SHIPPEN, Chief Justice.
The objection to the direction of the certiorari is fatal. The power and cognizance of the Judges of the Court of Common Pleas, do not extend to criminal cases. Those Judges are, indeed, ex officio, members of another Court, which possesses a criminal jurisdiction; but, when sitting there, they are Judges of the Court of Quarter sessions, not of the Common Pleas.
I am, also, inclined to think, that a certiorari, calling for the removal of an indictment against four, generally, will not remove an indictment, which charges only three persons, in one of its counts. It it true, that the Circuit Court may obtain the removal and cognizance of an indictment, as well upon the delivery of the record, by one of the Judges of the Court of Quarter Sessions, per propria manu, as upon the return to a certiorari. The present case, however, rests upon the authority of the writ; and, though it is not without doubt, I am disposed to hold, that not only the direction the return are irregular; but that the body of the writ is defective, in the description of the indictment to be removed.
The authorities cited for the commonwealth are in point, to show that the certiorari for the removal of an indictment against four, is sufficiently descriptive, to remove an indictment against three only, under such circumstances, as appear upon the present occasion. My only difficulty, therefore, arises from the direction and the return of the writ; which, on a question of jurisdiction, in a criminal case, must, I think, be deemed fatally irregular.
I have hitherto declined taking any part in the judicial proceedings against the defendants; because, I am personally interested in the lands, on which, it is charged, they have unlawfully intruded. But as my opinion is favourable to them, on the present point, I will not abstain from delivering it.
The last objection is fatal, I think, to the proceedings.

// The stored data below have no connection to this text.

__global__ void accel_nodes_kernel(const uint32_t* __restrict__ ref, uint32_t n_nodes, uint4* __restrict__ out, int is_tlas,
                                   const uint32_t* __restrict__ bases, const uint32_t* __restrict__ ends, uint32_t nb,
                                   uint32_t n_tris, uint32_t n_blas, uint32_t bias, uint32_t* status) {
  const uint32_t i = blockIdx.x * blockDim.x + threadIdx.x;
  if (i >= n_nodes) return;
  const uint32_t* w = ref + (size_t)i * RT_NODE_DWORDS;
  const uint32_t imask = w[3] >> 24, leftFirst = w[4], leafData = w[5];
  uint32_t base = 0, end = n_nodes;
  if (!is_tlas) {
    bool in = false;
    for (uint32_t j = 0; j < nb; ++j) if (i >= bases[j] && i < ends[j]) { base = bases[j]; end = ends[j]; in = true; }
    if (!in) return;
  }
  if (imask != (is_tlas ? 1u : 0u)) return;
  const bool leaf = is_tlas ? (leafData != 0xffffffffu) : (leafData != 0u);
  if (leaf) return;
// ... 491 lines not shown
      ok = hipGetLastError() == hipSuccess && hipStreamSynchronize(st) == hipSuccess &&
           hipMemcpy(&levels, d_depth + nc, 4, hipMemcpyDeviceToHost) == hipSuccess;
    }
    (void)hipFree(d_depth);
  }
  (void)hipFree(d_ranges); (void)hipFree(d_status); (void)hipFree(d_troot);
  if (!ok || (hstatus & STATUS_BAD_SCENE) != 0) { accel_free(a); return -1; }
  static const int shallow_env = [] { const char* e = getenv("VXRT_SHALLOW"); return e ? atoi(e) : -1; }();
  a->levels = levels;
  a->shallow = levels <= RT_SHALLOW_LEVELS && shallow_env != 0;
  a->dev.nodes_c = (const uint4*)a->nodes_c; a->dev.ref_tlas = (const uint32_t*)s->tlas; a->dev.n_tlas = s->n_tlas_nodes; a->dev.tri_w = (const float4*)a->tri_w;
  a->dev.blas_root = (const uint32_t*)a->blas_root; a->dev.tlas_root = troot;
  a->dev.ident_root = 0u;
  if (troot >= 0xC0000000u && troot < DESC_IDLE) {
    float m[12];
    static const bool ident_off = [] { const char* e = getenv("VXRT_IDENT_ROOT"); return e && e[0] == '0'; }();
    if (!ident_off && hipMemcpy(m, (const uint32_t*)s->blas + (size_t)(troot & PAYLOAD_MASK) * (RT_BLAS_STRIDE / 4) + 1, sizeof m, hipMemcpyDeviceToHost) == hipSuccess) {
      bool id = true;
      for (int i = 0; i < 12; ++i) id = id && m[i] == ((i % 5 == 0) ? 1.0f : 0.0f);
      a->dev.ident_root = id ? 1u : 0u;
    }
  }
  a->dev.exact_decode = (hstatus & STATUS_FMA_DECODE_DIFFERS) ? 1u : 0u;
  a->dev.ref_bvh = (const uint32_t*)s->bvh;
  a->dev.blas = (const uint32_t*)s->blas; a->dev.triEx = (const rt_triex_t*)s->triEx;
  a->dev.mat = (const rt_material_t*)s->mat; a->dev.tex = (const uint8_t*)s->tex;
  a->dev.top_img = (const uint4*)a->top_img; a->dev.n_top = n_top; a->dev.tlas_root_top = troot_top;
  a->dev.blas_root_top = n_top ? a->top_roots + 2 : (const uint32_t*)a->blas_root;
  if (getenv("VXRT_DEBUG")) fprintf(stderr, "[vxrt] accel: %u top-of-tree nodes staged for LDS (cap %u)\n", n_top, TOP_CAP);
  *out = a;
  return 0;
}

int vxrt_accel_destroy(vxrt_accel_t* a) {
  if (!a) return 0;
  accel_free(a);
  return 0;
}

uint64_t vxrt_accel_bytes(const vxrt_accel_t* a) {
  if (!a) return 0;
  return (uint64_t)a->ref.n_tlas_nodes * CNODE_VEC4 * 16 + (uint64_t)a->ref.n_bvh_nodes * CNODE_VEC4 * 16 +
         (uint64_t)a->ref.n_tris * WTRI_FLOATS * 4 + (uint64_t)a->ref.n_blas * 4;
}
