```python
def _keep(trace, **named):
    if trace is None:
# ... 317 lines not shown

    def _latent_input(self, L, tokens, M, P):
        dev = tokens.device
        lat = self._pk["latents"]
        nl = lat.shape[0]
        att = _new(M * nl, 128, dev)
        if nl == 8 and P % 2 == 0 and P <= 64:
            S = _new(M * P, nl * 8, dev)
            ops.conv_gemm(tokens, L["qfold"], S)
            z = _new(M * nl * 8, 128, dev)
            ops.latent_pool(S, tokens, z, M, P)
            ops.conv_gemm(z.view(M * nl, 8 * 128)[:, :128], L["wv_heads"][:16], att[:, :16], batch=8, bsa=128, bsw=16 * 128, bsc=16)
            proj_b = L["proj_b_fold"]
        else:
            qn = _new(nl, 128, dev)
            ops.layernorm(lat, L["n1"][0], L["n1"][1], qn, 1e-5)
            q = _new(nl, 128, dev)
            ops.conv_gemm(qn, L["q"][0], q, bias=L["q"][1])
            kv = _new(M * P, 256, dev)
            ops.conv_gemm(tokens, L["kv"][0], kv, bias=L["kv"][1])
            ops.attention_small(q, (0, 128), kv[:, :128], (P * 256, 256), kv[:, 128:], (P * 256, 256), att, (nl * 128, 128),
                                M, 8, nl, P, 16, 16 ** -0.5)
            proj_b = L["proj"][1]
        x1 = _new(M * nl, 128, dev)
        ops.conv_gemm(att, L["proj"][0], x1, bias=proj_b, aux0=lat, row_mod=nl)
        o = _new(M * nl, 128, dev)
        if L.get("mlp_s3_plain") is not None:
            return ops.mlp128(x1, o, L["f0_ln"][0], L["f0_ln"][1], L["f3"][0], L["f3"][1], ln_eps=1e-5, image=L["mlp_s3_plain"])
        return ops.linear_chain128(x1, o, [dict(w=L["f0_ln"][0], bias=L["f0_ln"][1], act="gelu", ln_eps=1e-5), dict(w=L["f3"][0], bias=L["f3"][1], res=0)])

    def _latent_self(self, L, x, M):
        dev = x.device
        nl = self._pk["latents"].shape[0]
        qkv = _new(M * nl, 384, dev)
        if L.get("qkv_s3") is not None:
            ops.rowlin128_split3(x, qkv, L["qkv_s3"], ln_eps=1e-5)
        else:
            ops.conv_gemm(x, L["qkv_ln"][0], qkv, bias=L["qkv_ln"][1], ln_eps=1e-5)
        att = _new(M * nl, 128, dev)
        ops.attention_small(qkv[:, :128], (nl * 384, 384), qkv[:, 128:256], (nl * 384, 384), qkv[:, 256:], (nl * 384, 384),
                            att, (nl * 128, 128), M, 8, nl, nl, 16, 16 ** -0.5)
        o = _new(M * nl, 128, dev)
        if L.get("mlp_s3") is not None:
            return ops.mlp128(att, o, L["f0_ln"][0], L["f0_ln"][1], L["f3"][0], L["f3"][1], ln_eps=1e-5, proj=(L["proj"][0], L["proj"][1], x), image=L["mlp_s3"])
        return ops.linear_chain128(att, o, [dict(w=L["proj"][0], bias=L["proj"][1], res=x),
                                            dict(w=L["f0_ln"][0], bias=L["f0_ln"][1], act="gelu", ln_eps=1e-5),
                                            dict(w=L["f3"][0], bias=L["f3"][1], res=1)])

    def _vertical(self, V, x, ctx, B, H1, W1, nl, extra_res=None):
        dev = x.device
        N = H1 * W1
        R = B * N * nl
        C, Cc = 128, 64
        Cq = C + Cc
        y = _new(R, C, dev)
        z = _new(B * N, Cq, dev)
        ops.conv_gemm(ctx, V["lctx"][0], z[:, C:], bias=V["lctx"][1])
        ops.sine_pe(z, Cq, Wg=W1, ws=7, period=N, accumulate=C)
        T = _new(B * N, 3 * C, dev)
        ops.conv_gemm(z, V["ltab"][0], T, bias=V["ltab"][1])
        qkv = _new(R, 3 * C, dev)
        if V.get("lqkv_s3") is not None:
            ops.rowlin128_split3(x, qkv, V["lqkv_s3"], ln_eps=1e-5, aux=T, row_div=nl)
        else:
            ops.conv_gemm(x, V["lqkv_ln"][0], qkv, bias=V["lqkv_ln"][1], aux0=T, row_div=nl, ln_eps=1e-5)
        q, k, v = qkv[:, :C], qkv[:, C:2 * C], qkv[:, 2 * C:]
        key = ("lsa_pad", id(V))
        if key not in self._const:
            zp = _new(49, Cq, dev, zero=True)
            ops.sine_pe(zp, Cq, Wg=7, accumulate=True)
            qp, kp = _new(49, C, dev), _new(49, C, dev)
            ops.conv_gemm(zp, V["lq"][0], qp, bias=V["lq"][1])
            ops.conv_gemm(zp, V["lk"][0], kp, bias=V["lk"][1])
            self._const[key] = (qp, kp, V["lv"][1].expand(49, C).contiguous())
# ... 216 lines not shown
```

seamless-through-breaking-rethinking-image-stitching-for-optimal-alignment_amd/ops.py:

```python
from __future__ import annotations

import ctypes as C

import torch

from ._lib import ChainDesc, GemmDesc, MlpDesc, check, lib
from ._lib import StitchError as StitchErrorBase

ACT = dict(none=0, relu=1, gelu=2, sigmoid=3, tanh=4, lrelu=5)
EPI = dict(store=0, add=1, mul=2, gru=3, axpy=4, zr=5)

assert lib.st_abi_gemm_desc_size() == C.sizeof(GemmDesc), "st_gemm_desc ABI mismatch between header and binding"
assert lib.st_abi_chain_desc_size() == C.sizeof(ChainDesc), "st_chain_desc ABI mismatch between header and binding"
assert lib.st_abi_mlp_desc_size() == C.sizeof(MlpDesc), "st_mlp_desc ABI mismatch between header and binding"


def _stream():
    return C.c_void_p(torch.cuda.current_stream().cuda_stream)


def _p(t):
    if t is None:
        return None
    assert t.is_cuda, "device tensor expected (no CPU fallback)"
# ... 182 lines not shown
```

The direction of the certiorari was to the Judges of a wrong Court; and the return of the writ is, also, made by the judges of a wrong Court. The Judges of the Court of Common Pleas never had cognizance of the indictment; nor could they have any power over the record of the Court of Quarter Sessions, to transmit it to the Circuit Court. The trial was, therefore, coram non judice. Judge BRACKENRIDGE and myself determined the same point, the same may, in Centre county, upon the removal of an indictment by the commonwealth.
Having already decided the leading question, in the case referred to by Judge SMITH, it is only necessary to add, that I have heard nothing, upon the present occasion, to induce me to change my opinion.